この小説への思いを綴りたくなってしまい、急いでアカウントを作り投稿しています。初めてのレビュー投稿ですから、長くまとまりもなく参考にならないかもしれませんが、どうか投稿させてください。

11月末のことです。ちょうど中間試験直前で勉強しなければならなかったのに、TwitterのTLを漁っていると可愛らしく女の子がピースしてる書影が流れてきたのです。見た目がドストライクだったので詳しく調べてみるとこのページに辿り着きました。それからは、勉強など忘れて154話まで更新されてましたが一気に読んでしまいました。当然、試験は散々な結果に終わりましたが、それでも後悔はしない、それほどに惹かれてしまう作品だったのです。
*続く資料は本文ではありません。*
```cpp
int gdkvm_conv_igemm_launch(const void* x, const void* wpacked, const float* bias, const void* residual, void* y,
                            int N, int C, int H, int W, int K, int R, int S, int stride, int pad, int relu,
                            const void* w2packed, const float* bias2, void* y2, hipStream_t st)
{
    if (C % 32 || K % IG_TN || N < 1 || R < 1 || S < 1 || stride < 1 || pad < 0) return 1;
    if (w2packed && (!y2 || R != S || !(R & 1) || pad != R / 2)) return 1;
    const int Ho = (H + 2 * pad - R) / stride + 1, Wo = (W + 2 * pad - S) / stride + 1;
    if (Ho < 1 || Wo < 1) return 1;
    const long long M = (long long)N * Ho * Wo;
    if (M * (long long)(K > C ? K : C) > 0x7fffffffLL || (long long)N * H * W * C > 0x7fffffffLL || (long long)R * S * C / 32 > 65535) return 1;
    IgArgs a{};
    a.x = static_cast<const bf16_t*>(x); a.w = static_cast<const bf16_t*>(wpacked); a.bias = bias;
    a.res = static_cast<const bf16_t*>(residual); a.y = static_cast<bf16_t*>(y);
    a.w2 = static_cast<const bf16_t*>(w2packed); a.bias2 = bias2; a.y2 = static_cast<bf16_t*>(y2); a.centre = (R / 2) * S + S / 2;
    a.N = N; a.H = H; a.W = W; a.C = C; a.K = K; a.R = R; a.S = S; a.stride = stride; a.pad = pad; a.Ho = Ho; a.Wo = Wo; a.relu = relu;
    a.M = (int)M; a.cps = C / 32; a.ksteps = R * S * a.cps;
    a.inv_cps = 1.0f / (float)a.cps; a.inv_s = 1.0f / (float)S;
    const dim3 grid((unsigned)((M + 127) / 128), (unsigned)(K / IG_TN));
    if (C % 64 == 0) hipLaunchKernelGGL((conv_igemm_kernel<128, 2>), grid, dim3(256), 0, st, a);
    else hipLaunchKernelGGL((conv_igemm_kernel<128, 1>), grid, dim3(256), 0, st, a);
    return 0;
}

int gdkvm_conv_igemm_dgrad_launch(const void* dy, const void* dy2, const void* packs, int with_down, void* dx, int N, int Cf, int H, int W, int Kf, hipStream_t st)
{
    if (Cf % 64 || Kf % 64 || N < 1 || H < 1 || W < 1) return 1;
    const int Ho = (H - 1) / 2 + 1, Wo = (W - 1) / 2 + 1;
    const long long M = (long long)N * Ho * Wo;
    if (M * Kf > 0x7fffffffLL || (long long)N * H * W * Cf > 0x7fffffffLL || 5LL * Kf / 32 > 65535) return 1;
    IgArgs a{};
    a.x = static_cast<const bf16_t*>(dy); a.x2 = static_cast<const bf16_t*>(dy2); a.y = static_cast<bf16_t*>(dx);
    a.N = N; a.H = Ho; a.W = Wo; a.C = Kf; a.K = Cf; a.R = 1; a.S = 1; a.stride = 1; a.pad = 0; a.Ho = Ho; a.Wo = Wo; a.relu = 0;
    a.OH = H; a.OW = W;
    a.M = (int)M; a.cps = Kf / 32; a.ksteps = a.cps;
    a.inv_cps = 1.0f / (float)a.cps; a.inv_s = 1.0f;
    const bf16_t* wp = static_cast<const bf16_t*>(packs);
    for (int c = 0; c < 4; ++c) {
        const int ph = c >> 1, pw = c & 1, taps = (1 + ph) * (1 + pw);
        a.cls[c].w = wp;
        a.cls[c].S = 1 + pw;
        a.cls[c].inv_s = 1.0f / (float)(1 + pw);
        a.cls[c].ksteps_main = taps * a.cps;
        a.cls[c].ksteps_all = (taps + (c == 0 && dy2 && with_down ? 1 : 0)) * a.cps;
        a.cls[c].ksteps_row = (taps + (c == 0 && with_down ? 1 : 0)) * a.cps;
        wp += gdkvm_conv_s2_dgrad_pack_elems(Cf, Kf, c, with_down);
    }
    if (Cf % 128 == 0) {
        const dim3 grid((unsigned)((M + 127) / 128), (unsigned)(Cf / 128), 4);
        hipLaunchKernelGGL((conv_igemm_kernel<128, 2, 128, 4, true>), grid, dim3(256), 0, st, a);
    } else {
        const dim3 grid((unsigned)((M + 127) / 128), (unsigned)(Cf / 64), 4);
        hipLaunchKernelGGL((conv_igemm_kernel<128, 2, 64, 2, true>), grid, dim3(256), 0, st, a);
    }
    return 0;
}
```

Measured before the change: 681,600 frames/s.

## Pipeline conv igemm loads with inline asm and explicit vmcnt waits

Replaces the compiler-generated global loads in the implicit-GEMM conv kernel with inline-asm global_load_dwordx4 and counted s_waitcnt vmcnt waits. Each step now waits only for the specific weight or gather set it consumes, so later prefetches stay in flight. __syncthreads is replaced by lgkmcnt(0)+s_barrier, and the prologue is rewritten as earlier steps of the same schedule. The aim is to stop the compiler from inserting conservative vmcnt(0) waits that serialize memory and MFMA. The risk is that wrong counts or register naming give silent data hazards, and the code is fragile to changes in GP and NW.

```diff
diff --git a/gdkvm_amd/csrc/conv_igemm.hip b/gdkvm_amd/csrc/conv_igemm.hip
--- a/gdkvm_amd/csrc/conv_igemm.hip
+++ b/gdkvm_amd/csrc/conv_igemm.hip
@@ -52,11 +52,15 @@
         g_base[u] = a.x + (size_t)gn * a.H * a.W * a.C + 8 * part;
         g_lds[u] = (unsigned)(px * PITCH + 16 * part);
     }
-    uint4 ga[IG_GD][GP];
+    constexpr int NW = SUB * NTW;
+    static_assert(GP == NW && (GP == 2 || GP == 4), "gwait / wwait / drain name two or four registers per set");
+    static_assert(UF % WD == 0 && UF % 2 == 0 && WD <= IG_GD + 1, "the prologue is the steps -(IG_GD + 1) .. -1 of the same schedule");
+    u32x4 ga[IG_GD][GP];
     unsigned gok[IG_GD];
+    bf16x8 wr[WD][SUB][NTW];
     const int spt = a.cps / SUB;
     const float inv_spt = a.inv_cps * (float)SUB;
-    auto gather = [&](int st, uint4 (&d)[GP], unsigned& okm) __attribute__((always_inline)) {
+    auto gather = [&](int st, u32x4 (&d)[GP], unsigned& okm) __attribute__((always_inline)) {
         const bool second = DG && st >= main_steps;
         const int stm = second ? st - main_steps : st;
         const int tap = idx_div(stm, inv_spt), c0 = (stm - tap * spt) * 32 * SUB, r = idx_div(tap, inv_s_), s = tap - r * S_;
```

この小説の最大の良さは「とても甘いのに、とても苦いこと」でしょう。甘いだけのラブコメも苦いだけのラブコメも、私の場合はどこかで読むのが辛くなってしまう。こんなに甘いはずはないのに、こんなに苦くなくてもいいのに...と。しかし、この作品は両者のバランスがきちんと取れているのです。また、割とありがちなパターンなのですが、何かすごい能力を持ってる人がいるわけではありません。みんながみんな、実在していそうな純粋な人間なのです。まとめると、現実味があり感情移入しやすい作品ということです。(もちろん、小説は小説ですから、100%丸々現実要素というわけではありませんよ?)
ただでさえ多感な時期の高校生、それぞれが抱える過去や背景、そして高校生たちを取り巻く人々...感情移入して、彼らの世界に飛び込むと、彼らの喜びや苦しみ、様々な感情が私の心に伝わってきて、ずっと見守っていきたいと思うのです。不思議なことに、自分が朝原のようになりたいとは思いません。ただ、朝原や朝凪をはじめとした「彼ら」には、自分自身で納得できる道を選び取って進んでほしい、そしてそれを見守っていたいと思うのです。
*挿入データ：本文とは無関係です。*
@@ -167,7 +220,7 @@
 #pragma unroll
             for (int u = 0; u < L::NT2; ++u)
 #pragma unroll
-                for (int rt = 0; rt < RT; ++rt) acc2[u][rt] = frag_mfma(a2[t & 1][r][u], acc1[t][rt][r], acc2[u][rt]);
+                for (int rt = 0; rt < RT; ++rt) acc2[u][rt] = frag_mfma(a2[t & 1][r][u], hid(t, rt, r), acc2[u][rt]);
         }
         M3_FENCE();
     }
@@ -181,7 +234,7 @@
             for (int u = 0; u < L::NT2; ++u) {
                 const float a = W2s[(16 * t + 4 * g + r) * L::S2 + 16 * u + c];
 #pragma unroll
-                for (int rt = 0; rt < RT; ++rt) acc2[u][rt] = frag_mfma(a, acc1[t][rt][r], acc2[u][rt]);
+                for (int rt = 0; rt < RT; ++rt) acc2[u][rt] = frag_mfma(a, hid(t, rt, r), acc2[u][rt]);
             }
         }
 #endif
@@ -246,15 +299,16 @@
 __global__ void __launch_bounds__(WAVES * 64)
     mlp3_fwd_kernel(const float *__restrict__ X, int64_t ldx, M3Head h0, M3Head h1, M3Head h2,
                     float *__restrict__ Hcat, int64_t n, M3Rows R) {
-    constexpr int WFL = M3FwdLds<O0>::FLOATS + M3FwdLds<O1>::FLOATS + M3FwdLds<O2>::FLOATS;
+    constexpr int WFL = M3FwdLds<O0>::FLOATS + M3FwdLds<O1>::FLOATS + M3FwdLds<O2>::FLOATS + M3FwdTail::FLOATS;
     static_assert(WFL % 4 == 0 && O0 <= 70 && O1 <= 70 && O2 <= 70 && M3_IN <= 70, "patch: 16-byte aligned, the widest image fits");
     __shared__ __attribute__((aligned(16))) float lds[WFL + (M3_FWD_LDS_STORE ? WAVES * M3_FWD_PATCH : 0)];
-    float *l0 = lds, *l1 = l0 + M3FwdLds<O0>::FLOATS, *l2 = l1 + M3FwdLds<O1>::FLOATS;
+    float *l0 = lds, *l1 = l0 + M3FwdLds<O0>::FLOATS, *l2 = l1 + M3FwdLds<O1>::FLOATS, *lt = l2 + M3FwdLds<O2>::FLOATS;
     const int tid = threadIdx.x, nthr = WAVES * 64;
     float *patch = lds + WFL + (M3_FWD_LDS_STORE ? (tid >> 6) * M3_FWD_PATCH : 0);
-    m3_stage_fwd<O0>(l0, h0, tid, nthr);
-    m3_stage_fwd<O1>(l1, h1, tid, nthr);
-    m3_stage_fwd<O2>(l2, h2, tid, nthr);
+    m3_stage_fwd<O0>(l0, h0, 0, tid, nthr);
+    m3_stage_fwd<O1>(l1, h1, 1, tid, nthr);
+    m3_stage_fwd<O2>(l2, h2, 2, tid, nthr);
+    if (M3_PACK) m3_stage_fwd_tail(lt, h0, h1, h2, tid, nthr);
     __syncthreads();
     const int lane = tid & 63, wave = tid >> 6, g = lane >> 4, c = lane & 15;
     const int64_t ntiles = (n + 16 * RT - 1) / (16 * RT);
@@ -321,9 +375,23 @@
                     frag_bstore4<M3_IN>(B.Xo, (uint32_t)(row0 + rt * 16 + c) * (M3_XLD * 4), q, g, valid[rt], xb[rt][q]);
 #endif
         }
-        m3_head_fwd<O0, A0, RT, TILED, ROWS && M3_TAILMAP>(l0, h0, 0, xb, valid, row0, g, c, Hcat, B, patch);
-        m3_head_fwd<O1, A1, RT, TILED, ROWS && M3_TAILMAP>(l1, h1, 1, xb, valid, row0, g, c, Hcat, B, patch);
-        m3_head_fwd<O2, A2, RT, TILED, ROWS && M3_TAILMAP>(l2, h2, 2, xb, valid, row0, g, c, Hcat, B, patch);
+        f32x4 acct[1][RT];
+        if (M3_PACK) {
+            m3_layer1<1, M3_TS, RT, ROWS && M3_TAILMAP>(lt, lt + M3_XP * M3_TS, xb, g, c, acct);
+            const int hd = m3_tail_head(4 * g);
+#pragma unroll
+            for (int rt = 0; rt < RT; ++rt) {
+                if (TILED)
+                    frag_tstore4<M3_HID>(B.H, (uint32_t)((row0 + rt * 16) >> 4) * (16 * M3_HLD * 4) + (uint32_t)hd * (16 * M3_HID * 4), 3, 0, c,
+                                         valid[rt] && g < 3, acct[0][rt]);
+                else
+                    frag_bstore4<M3_HID>(B.H, (uint32_t)(row0 + rt * 16 + c) * (M3_HLD * 4) + (uint32_t)(M3_HPITCH * hd) * 4, 3, 0,
+                                         valid[rt] && g < 3, acct[0][rt]);
+            }
+        }
+        m3_head_fwd<O0, A0, RT, TILED, ROWS && M3_TAILMAP>(l0, h0, 0, xb, acct[0], valid, row0, g, c, Hcat, B, patch);
+        m3_head_fwd<O1, A1, RT, TILED, ROWS && M3_TAILMAP>(l1, h1, 1, xb, acct[0], valid, row0, g, c, Hcat, B, patch);
+        m3_head_fwd<O2, A2, RT, TILED, ROWS && M3_TAILMAP>(l2, h2, 2, xb, acct[0], valid, row0, g, c, Hcat, B, patch);
 #pragma unroll
         for (int rt = 0; rt < RT; ++rt) {
             valid[rt] = validn[rt];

そして、次に良いところは「読みやすい上に癒やしてくれること」でしょう。前で述べたように感情移入していると、彼らが楽しい時間を過ごしてくれていると、こっちも楽しくなってくるのです。彼らが生み出すほんわかとした暖かい時間は疲れ切った私の心を癒やしてくれます。また、展開にもメリハリがあり非常に読みやすいです。甘々一直線の平坦なストーリーではなく、甘さの裏に隠れた苦みが出てきたり、その苦みを越えた先には新たな甘さがあったりと、非常にテンポがよいので読むのをやめることができません!しかも、その新たな甘さがただ砂糖をマシマシにしたような単純なものではなく、きちんと彼ら自身が人生の中で試行錯誤して完成した甘さなんですよね。(かなり私の語彙力がなくて伝わりにくい表現ですね...すみません...)

Web版では一部に不自然なストーリー展開がみられるというレビューがあって、私もそれを否定はしません。しかし、毎朝7時にこれだけのクオリティのものが無料で読めるのですから、全くマイナス要素ではありません。というより、不自然といってもそこまで気になるようなものではありません。ですので、まだ読んでいない人は気にせずに読んでもらえたらなと思います。そして、昨日(12月24日)書籍版が発売されて1度読み通しましたが、いわゆる不自然な部分はほぼ無くなっていて、かなりの完成度です。期待をはるかに超えてくれました。また、Web版と違うイベントも盛り込まれていたので、既にWeb版を読んでいるという人も比べながら十分楽しめる内容になっています。ぜひ書籍版も手に取ってもらえればなと思います。

長文大変失礼いたしました。また、ここまで読んでくださった方、ありがとうございます。この小説がより多くの人の心を癒やし、彩ってくれることを期待して締めたいと思います。本当にありがとうございました。